La expresión de su rostro la delató antes de que dijera una palabra.
Bajo el implacable interrogatorio de Axel y Abbott, su fachada se resquebrajó. Finalmente, cedió.
«Alguien me pagó para causar problemas durante la cirugía de Evelina», admitió con la mirada baja. «No sé quiénes eran. Dejaron un montón de dinero en efectivo y una nota. Todo lo que tenía que hacer era seguir las instrucciones.
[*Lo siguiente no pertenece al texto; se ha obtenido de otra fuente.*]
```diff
@@ -54,15 +56,20 @@
         good &= load_fq(rv, op.R_uv, 2 * i + 1);
         build_joint_table(tbl, pku, pkv, ru, rv);
       }
-      Ext acc = ext_from_niels(load_var_entry(tbl, joint_digit(ya, yb, top)));
+      JointDigits dg = joint_digits_begin(tbl, wtop);
+      Ext acc = ext_from_niels(load_var_entry(tbl, joint_digit_here(dg, wtop)));
       {
-        RawNiels e = load_var_entry_raw(tbl, joint_digit(ya, yb, top > 0 ? top - 1 : 0));
+        RawNiels e = load_var_entry_raw(tbl, joint_digit_walk(dg, tbl, wtop > 0 ? wtop - 1 : 0));
 #pragma unroll 1
-        for (int k = top - 1; k >= 0; k--) {
+        for (int k = wtop - 1; k >= 0; k--) {
           acc = ext_mul4(acc);
           const Niels cur = finish_var_entry(e);
-          e = load_var_entry_raw(tbl, joint_digit(ya, yb, k > 0 ? k - 1 : 0));
-          acc = ext_add_niels(acc, cur);
+          const Fe a = fe_mul(fe_sub2_raw(acc.v, acc.u), cur.vmu);
+          const Fe b = fe_mul(fe_add(acc.v, acc.u), cur.vpu);
+          const Fe c = fe_mul(fe_mul(acc.t1, acc.t2), cur.t2d);
+          const Fe d = fe_dbl(fe_mul(acc.z, cur.z));
+          e = load_var_entry_raw(tbl, joint_digit_walk(dg, tbl, k > 0 ? k - 1 : 0));
+          acc = ext_add_tail(a, b, c, d);
         }
       }
       good &= fixed_base_accumulate_is_identity(acc, w, op.table);
```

Eso es todo».
Explicó que había hecho prácticas en el Hospital Constellia, pero que nunca la contrataron a tiempo completo.
Eso la convertía en el peón perfecto.
Conocía la distribución del hospital, tenía acceso a un uniforme viejo y había robado la identificación de Charlene sin levantar sospechas. Pensó que podría fingir durante el trabajo y desaparecer antes de que alguien se diera cuenta. ¿Y si todo salía mal?
Bueno, la verdadera Charlene asumiría la culpa. En lo que no había contado era con Dorothea.
Con manos temblorosas, entregó la nota y el dinero. La nota estaba escrita a máquina en un papel A4 normal, sin letra manuscrita, sin firma, sin pistas sobre el remitente. Solo un conjunto de instrucciones escalofriantemente precisas: infiltrarse en el quirófano, atraer a Walter y volver diciendo que había resultado gravemente herido, justo en medio de la intervención.